Tricksters

 賑やかな街の一角にある、落ち着いた雰囲気のビルの5階。そこが“星彩社(せいさいしゃ)”である。そのたたずまいとは真逆の騒がしい声が響いたのは、午後3時過ぎだった。



「……えーっ!?先輩それ、本気で言ってるんですか!!?」

「当たり前よ!それとも何?あんたは私が任命した仕事を断る気?」



 大声で叫んだ寧に、沙伊花は眼鏡を直しながら詰め寄っている。寧は怯えながら、俯き加減に言った。

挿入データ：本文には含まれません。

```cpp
int fused_graph_build(mllp_graph* g, const int* h_csr_ptr, const int* h_csc_ptr) {
    if (g->fused_built) return MLLP_OK;
    if ((int64_t)g->h_csr_ptr.size() != g->M + 1 && !h_csr_ptr) return fail(MLLP_EINVAL, "fused path: no host row pointers");
    HostFusedOrient hc, hv;
    {
#ifdef MLLP_SCALAR_PARTITION
        const std::vector<int> part = host_partition_instances(host_instance_cost(h_csr_ptr, g->h_inst_ptr_m),
                                                               host_instance_cost(h_csc_ptr, g->h_inst_ptr_n), FUSED_PARTS);
#else
        const std::vector<int> part = host_partition_instances_v(host_instance_loads(h_csr_ptr, g->h_inst_ptr_m),
                                                                 host_instance_loads(h_csc_ptr, g->h_inst_ptr_n), FUSED_PARTS);
#endif
        host_build_fused_orient(h_csr_ptr, (int)g->M, g->h_inst_ptr_m, part, &hc);
        host_build_fused_orient(h_csc_ptr, (int)g->N, g->h_inst_ptr_n, part, &hv);
    }
    int rc;
    if ((rc = dev_alloc(g, (size_t)g->M, &g->perm_c, hc.perm.data()))) return rc;
    if ((rc = dev_alloc(g, (size_t)g->N, &g->perm_v, hv.perm.data()))) return rc;
    if ((rc = dev_alloc(g, (size_t)g->M, &g->inv_c, hc.inv.data()))) return rc;
    if ((rc = dev_alloc(g, (size_t)g->N, &g->inv_v, hv.inv.data()))) return rc;
    FusedOrient& A = g->FA;
    FusedOrient& At = g->FAt;
    A.n_dst = (int)g->M; A.n_src = (int)g->N; A.nnz = (int)g->nnz;
    At.n_dst = (int)g->N; At.n_src = (int)g->M; At.nnz = (int)g->nnz;
    for (int q = 0; q < NP; ++q) {
        set_tiers(A.t16[q], hc.t16[q]); set_tiers(A.t1[q], hc.t1[q]);
        set_tiers(At.t16[q], hv.t16[q]); set_tiers(At.t1[q], hv.t1[q]);
    }
    for (int q = 0; q <= NP; ++q) { A.row0[q] = hc.row0[q]; At.row0[q] = hv.row0[q]; }
    {
        const int gp = fused_grid(g) / NP;
        const HostFusedOrient* ho[2] = {&hc, &hv};
        FusedOrient* dv[2] = {&A, &At};
        for (int k = 0; k < 2; ++k) {
            HostWaveLists l16, l16x2, l1;
            host_build_wave_lists(*ho[k], false, gp * FW, FW, 4, &l16);
            host_build_wave_lists(*ho[k], false, 2 * gp * FW, FW, 2, &l16x2);
            host_build_wave_lists(*ho[k], true, gp * FW, FW, 8, &l1);
            FusedOrient& d = *dv[k];
            d.L16 = l16.L; d.nw16 = l16.waves_per_part;
            d.L16x2 = l16x2.L; d.nw16x2 = l16x2.waves_per_part;
            d.L1 = l1.L; d.nw1 = l1.waves_per_part;
            if ((rc = dev_alloc(g, l16.order.size(), &d.lst16, l16.order.data()))) return rc;
            if ((rc = dev_alloc(g, l16x2.order.size(), &d.lst16x2, l16x2.order.data()))) return rc;
            if ((rc = dev_alloc(g, l1.order.size(), &d.lst1, l1.order.data()))) return rc;
        }
    }
    if ((rc = dev_alloc(g, (size_t)g->M + 1, &A.sptr, hc.sptr.data(), 2))) return rc;
    if ((rc = dev_alloc(g, (size_t)g->N + 1, &At.sptr, hv.sptr.data(), 2))) return rc;
    if ((rc = dev_alloc(g, (size_t)g->nnz * 2, &A.sent, (const int*)nullptr, 2))) return rc;
    if ((rc = dev_alloc(g, (size_t)g->nnz * 2, &At.sent, (const int*)nullptr, 2))) return rc;
    if ((rc = dev_alloc(g, (size_t)g->nnz * 2, &A.sax, (const float*)nullptr, 2))) return rc;
    if ((rc = dev_alloc(g, (size_t)g->nnz * 2, &At.sax, (const float*)nullptr, 2))) return rc;
    if ((rc = dev_alloc(g, (size_t)g->N, &g->inv_n_p))) return rc;
    if ((rc = dev_alloc(g, (size_t)g->N, &g->x1_p))) return rc;
    if ((rc = dev_alloc(g, (size_t)g->M, &g->x2_p))) return rc;
    if ((rc = dev_alloc(g, (size_t)g->N, &g->labels_p))) return rc;
    if (!g->tail_sync) {
        if ((rc = dev_alloc(g, (size_t)4, &g->tail_sync))) return rc;
        MLLP_HIP_TRY(hipMemset(g->tail_sync, 0, 32));
        MLLP_HIP_TRY(hipHostMalloc((void**)&g->tail_err_host, 64, hipHostMallocMapped));
        *g->tail_err_host = 0u;
        MLLP_HIP_TRY(hipHostGetDevicePointer((void**)&g->tail_err_dev, g->tail_err_host, 0));
    }
    if ((rc = fused_refill_values(g, 0))) return rc;
    if (g->N > 0) {
        hipLaunchKernelGGL(fused_permute_kernel, dim3(256), dim3(256), 0, 0, (int)g->N, g->perm_v, g->inv_n, g->inv_n_p);
        if ((rc = check_launch("fused_permute inv_n"))) return rc;
    }
    MLLP_HIP_TRY(hipDeviceSynchronize());
    g->fused_built = true;
    return MLLP_OK;
}

int fused_bind(mllp_graph* g, const float* x1, const float* x2, const float* labels, hipStream_t s) {
    int rc;
    hipStreamCaptureStatus cap = hipStreamCaptureStatusNone;
    (void)hipStreamIsCapturing(s, &cap);
    const bool capturing = cap != hipStreamCaptureStatusNone;
    if (capturing) g->bound_x1 = g->bound_x2 = g->bound_labels = nullptr;
    if (x1 != g->bound_x1 || x2 != g->bound_x2) {
        if (g->N > 0) hipLaunchKernelGGL(fused_permute_kernel, dim3(256), dim3(256), 0, s, (int)g->N, g->perm_v, x1, g->x1_p);
        if (g->M > 0) hipLaunchKernelGGL(fused_permute_kernel, dim3(256), dim3(256), 0, s, (int)g->M, g->perm_c, x2, g->x2_p);
        if (g->nnz > 0) {
            hipLaunchKernelGGL(fused_pregather_kernel, dim3(1024), dim3(256), 0, s, g->nnz,
                               reinterpret_cast<const int2*>(g->FA.sent), g->x1_p, reinterpret_cast<float2*>(g->FA.sax));
            hipLaunchKernelGGL(fused_pregather_kernel, dim3(1024), dim3(256), 0, s, g->nnz,
                               reinterpret_cast<const int2*>(g->FAt.sent), g->x2_p, reinterpret_cast<float2*>(g->FAt.sax));
        }
        if ((rc = check_launch("fused_bind inputs"))) return rc;
        if (!capturing) { g->bound_x1 = x1; g->bound_x2 = x2; }
    }
    if (labels && labels != g->bound_labels) {
        if (g->N > 0) hipLaunchKernelGGL(fused_permute_kernel, dim3(256), dim3(256), 0, s, (int)g->N, g->perm_v, labels, g->labels_p);
        if ((rc = check_launch("fused_bind labels"))) return rc;
        if (!capturing) g->bound_labels = labels;
    }
    return MLLP_OK;
}

int fused_grid(const mllp_graph* g) { return std::max(std::min(g->n_cu, STAT_BLOCKS_MAX) / NP, 1) * NP; }

static FwdJob16 fwd_job16(const FusedOrient& o, const FusedModel& m, int c, const float* x_src, const float* x_dst, float* h) {
    const ConvWs& w = m.w.c[c];
    FwdJob16 J = {};
    J.s = items_dev(o, 0);
    J.x_src = x_src; J.x_dst = x_dst; J.D = w.derived; J.p = conv_params_at(conv_at(m.P, c), MODEL_CONV[c].cin);
    J.h = h; J.Z = w.Z; J.aux = w.aux;
    J.head = 0;
#ifdef MLLP_TIMING_BUILD
    J.abl = g_fused_abl;
#endif
    return J;
}
static FwdJob1 fwd_job1(const FusedOrient& o, const FusedModel& m, int c, const float* x_dst, float* h) {
    const ConvWs& w = m.w.c[c];
    FwdJob1 J = {};
    J.s = items_dev(o, 1);
    J.x_dst = x_dst; J.D = w.derived; J.p = conv_params_at(conv_at(m.P, c), MODEL_CONV[c].cin);
    J.h = h; J.Z = w.Z; J.aux = w.aux;
    return J;
}

int fused_forward(mllp_graph* g, const FusedModel& m, int head_mode, hipStream_t s, bool skip_prep) {
    const int G = fused_grid(g);
    const ModelWs& w = m.w;
    int rc;
    if ((rc = fused_bind(g, m.x1, m.x2, head_mode == 2 ? m.labels : nullptr, s))) return rc;
    if (!skip_prep && (rc = model_param_prep(m.P, w, s))) return rc;
    {
        FwdLaunch1 L = {};
        L.n_jobs = 2;
        L.job[0] = fwd_job1(g->FAt, m, CONV_1V, g->x1_p, w.h1v);
        L.job[1] = fwd_job1(g->FA, m, CONV_1C, g->x2_p, w.h1c);
        hipLaunchKernelGGL(fused_fwd1_kernel, dim3(G), dim3(FT), 0, s, L);
        if ((rc = check_launch("fused_fwd1"))) return rc;
    }
    {
        FwdLaunch16 L = {};
        L.n_jobs = 2;
        L.job[0] = fwd_job16(g->FAt, m, CONV_2V, w.h1c, w.h1v, w.h2v);
        L.job[1] = fwd_job16(g->FA, m, CONV_2C, w.h1v, w.h1c, w.h2c);
        L.job[0].perm = g->perm_v; L.job[1].perm = g->perm_c;
        hipLaunchKernelGGL(fused_fwd16_kernel, dim3(G), dim3(FT), 0, s, L);
        if ((rc = check_launch("fused_fwd16 layer 2"))) return rc;
    }
    {
        FwdLaunch16 L = {};
        L.n_jobs = 1;
        L.job[0] = fwd_job16(g->FAt, m, CONV_3V, w.h2c, w.h2v, w.h3v);
        FwdJob16& J = L.job[0];
        J.head = head_mode;
        J.fcw = m.P + OFF_FC; J.fcb = m.P + OFF_FC + FEAT; J.inv_n = g->inv_n_p; J.labels = g->labels_p; J.perm = g->perm_v;
        J.inv_batch = m.inv_batch;
        J.logits = m.logits; J.g_out = w.d3v; J.head_part = w.head_partials;
        hipLaunchKernelGGL(fused_fwd16_kernel, dim3(G), dim3(FT), 0, s, L);
        if ((rc = check_launch("fused_fwd16 layer 3"))) return rc;
    }
    return MLLP_OK;
}

int fused_head_backward(const mllp_graph* g, const FusedModel& m, const float* dlogits, hipStream_t s) {
    const int G = fused_grid(g);
    hipLaunchKernelGGL(fused_head_bwd_kernel, dim3(G), dim3(RT), 0, s, (int)g->N, m.w.h3v, m.P + OFF_FC, dlogits, g->perm_v,
                       m.w.d3v, m.w.head_partials);
    return check_launch("fused_head_bwd");
}

static BwdJob16 bwd_job16(const FusedOrient& o, const FusedModel& m, int c, const float* x_src, const float* x_dst,
                          const float* h, const float* dh_a, const float* dh_b, float* dx_dst, bool need_rec, bool mask_dx) {
    const ConvWs& w = m.w.c[c];
    BwdJob16 J = {};
    J.s = items_dev(o, 0);
    J.x_src = x_src; J.x_dst = x_dst; J.D = w.derived; J.p = conv_params_at(conv_at(m.P, c), MODEL_CONV[c].cin);
    J.h = h; J.dh_a = dh_a; J.dh_b = dh_b; J.Z = w.Z; J.aux = w.aux;
    J.rec = need_rec ? w.rec : nullptr;
    J.dx_dst = dx_dst;
    J.mask_dx = mask_dx ? 1 : 0;
    J.stats = w.stats;
#ifdef MLLP_TIMING_BUILD
    J.abl = g_fused_abl;
#endif
    return J;
}
static SrcJob16 src_job16(const FusedOrient& o_src_major, const ConvWs& w, const float* x_rows, float* dx, const float* add) {
    SrcJob16 J = {};
    J.s = items_dev(o_src_major, 2);
    J.x = x_rows; J.rec = w.rec; J.dx = dx;
    J.addp = add ? add : x_rows; J.addw = add ? 1.0f : 0.0f; J.mask = 1;
    return J;
}
static BwdJob1 bwd_job1(const FusedOrient& o, const FusedModel& m, int c, const float* x_dst, const float* g_masked) {
    const ConvWs& w = m.w.c[c];
    BwdJob1 J = {};
    J.s = items_dev(o, 1);
    J.x_dst = x_dst; J.D = w.derived; J.p = conv_params_at(conv_at(m.P, c), MODEL_CONV[c].cin);
    J.g = g_masked; J.Z = w.Z; J.aux = w.aux; J.stats = w.stats;
    return J;
}

int fused_backward(const mllp_graph* g, const FusedModel& m, bool premasked, float* grads, float* loss, hipStream_t s,
                   const FusedAdam* adam) {
    const int G = fused_grid(g);
    const ModelWs& w = m.w;
    int rc;
    const FusedOrient& A = g->FA;
    const FusedOrient& At = g->FAt;
    {
        BwdLaunch16 L = {};
        L.n_jobs = 1;
        L.job[0] = bwd_job16(At, m, CONV_3V, w.h2c, w.h2v, premasked ? nullptr : w.h3v, w.d3v, nullptr, w.d2v, true, true);
        hipLaunchKernelGGL(fused_bwd16_kernel, dim3(G), dim3(FT), 0, s, L);
        if ((rc = check_launch("fused_bwd16 C3"))) return rc;
    }
    {
        SrcLaunch16 S = {};
        S.n_jobs = 1;
        S.job[0] = src_job16(A, w.c[CONV_3V], w.h2c, w.d2c, nullptr);
        hipLaunchKernelGGL(fused_src16_kernel, dim3(2 * G), dim3(FT), 0, s, S);
        if ((rc = check_launch("fused_src16 C3"))) return rc;
        BwdLaunch16 L = {};
        L.n_jobs = 1;
        L.job[0] = bwd_job16(At, m, CONV_2V, w.h1c, w.h1v, nullptr, w.d2v, nullptr, w.d1v, true, true);
        hipLaunchKernelGGL(fused_bwd16_kernel, dim3(G), dim3(FT), 0, s, L);
        if ((rc = check_launch("fused_bwd16 C2V"))) return rc;
    }
    {
        BwdLaunch16 L = {};
        L.n_jobs = 1;
        L.job[0] = bwd_job16(A, m, CONV_2C, w.h1v, w.h1c, nullptr, w.d2c, nullptr, w.d1c, true, true);
        hipLaunchKernelGGL(fused_bwd16_kernel, dim3(G), dim3(FT), 0, s, L);
        if ((rc = check_launch("fused_bwd16 C2C"))) return rc;
        SrcLaunch16 S = {};
        S.n_jobs = 2;
        S.job[0] = src_job16(A, w.c[CONV_2V], w.h1c, w.d1c_b, w.d1c);
        S.job[1] = src_job16(At, w.c[CONV_2C], w.h1v, w.d1v_b, w.d1v);
        hipLaunchKernelGGL(fused_src16_kernel, dim3(2 * G), dim3(FT), 0, s, S);
        if ((rc = check_launch("fused_src16 C2V + C2C"))) return rc;
    }
    {
        BwdLaunch1 L = {};
        L.n_jobs = 2;
        L.job[0] = bwd_job1(A, m, CONV_1C, g->x2_p, w.d1c_b);
        L.job[1] = bwd_job1(At, m, CONV_1V, g->x1_p, w.d1v_b);
        hipLaunchKernelGGL(fused_bwd1_kernel, dim3(G), dim3(FT), 0, s, L);
        if ((rc = check_launch("fused_bwd1"))) return rc;
    }
    ReduceArgs R = {};
    for (int c = 0; c < MODEL_CONVS; ++c) { R.stats[c] = w.c[c].stats; R.out[c] = w.c[c].red; }
    R.nblk = G;
    R.head_part = w.head_partials;
    R.head_out = grads + OFF_FC;
    R.loss_out = loss;
    if (adam) {
        TailArgs T = {};
        T.R = R;
        for (int c = 0; c < MODEL_CONVS; ++c) {
            T.p[c] = conv_params_at(conv_at(m.P, c), MODEL_CONV[c].cin);
            T.cin[c] = MODEL_CONV[c].cin;
            T.grads[c] = conv_at(grads, c);
            T.D[c] = w.c[c].derived;
        }
        T.zero = grads + OFF_UNUSED;
        T.n_zero = LEN_UNUSED;
        T.params = adam->params; T.grads_all = grads; T.m = adam->m; T.v = adam->v; T.state = adam->state;
        T.eps = adam->eps;
        T.n_params = adam->n;
        T.sync = g->tail_sync;
        T.err = g->tail_err_dev;
        if (g->tail_err_host && *(volatile unsigned*)g->tail_err_host != 0u)
            return fail(MLLP_EHIP, "the grid barrier of fused_tail_kernel timed out in an earlier step (the device was shared with "
                                   "other work): parameters and optimizer state since then are invalid; recreate the graph");
        hipLaunchKernelGGL(fused_tail_kernel, dim3(MODEL_CONVS * STAT_TILES + 1), dim3(RT), 0, s, T, MODEL_CONVS);
        return check_launch("fused_tail");
    }
    {
        hipLaunchKernelGGL(fused_reduce_kernel, dim3(MODEL_CONVS * STAT_TILES + 1), dim3(RT), 0, s, R, MODEL_CONVS);
        if ((rc = check_launch("fused_reduce"))) return rc;
    }
    return model_finalize(g, m.P, w, true, grads, s);
}

}
```

### mllp_amd/csrc/host_graph.cpp

```cpp
#include "host_graph.h"

#include <array>

#include <algorithm>
#include <atomic>
#include <thread>

#include "../../include/mllp_hip.h"

namespace mllp {
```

「そっ、そうじゃないですけど……本当に、私で良いのかなぁって。私、今まで散々迷惑かけてきたから、こんな大きな仕事がもらえるなんて……」



 ボソボソと呟く寧に向かって沙伊花は、ハァッと溜め息をついた。



「……そうね。普通なら二年経ったら一人での仕事がもらえるところを、あんたは更に一年かかったからね。」



 彼女の言葉に寧は、うっ、という図星の声を洩らした。



「まぁ、私はあんたなら大丈夫だと思ったから任命したのよ!良い記事を書くようになってきたし。
ただあんたは、喋りをもっと頑張りなさいね。インタビュー相手に気を使わせちゃおしまいよ!」



 沙伊花はそう言うと、頑張れの意を込めて彼女の肩をバシッと叩く。寧は途端に顔をしかめた。



「いったーい!!先輩、手加減して下さいよ!!」

「口答えするなら仕事から降ろすよ!!ほら、ボケッとしてないで、取材する相手について調べる!!」

「は、はぁい……」



 上手く丸め込まれた寧は、渋々自分のデスクに着いてパソコンを起動させる。検索ワードには、“Tricksters”と入力した。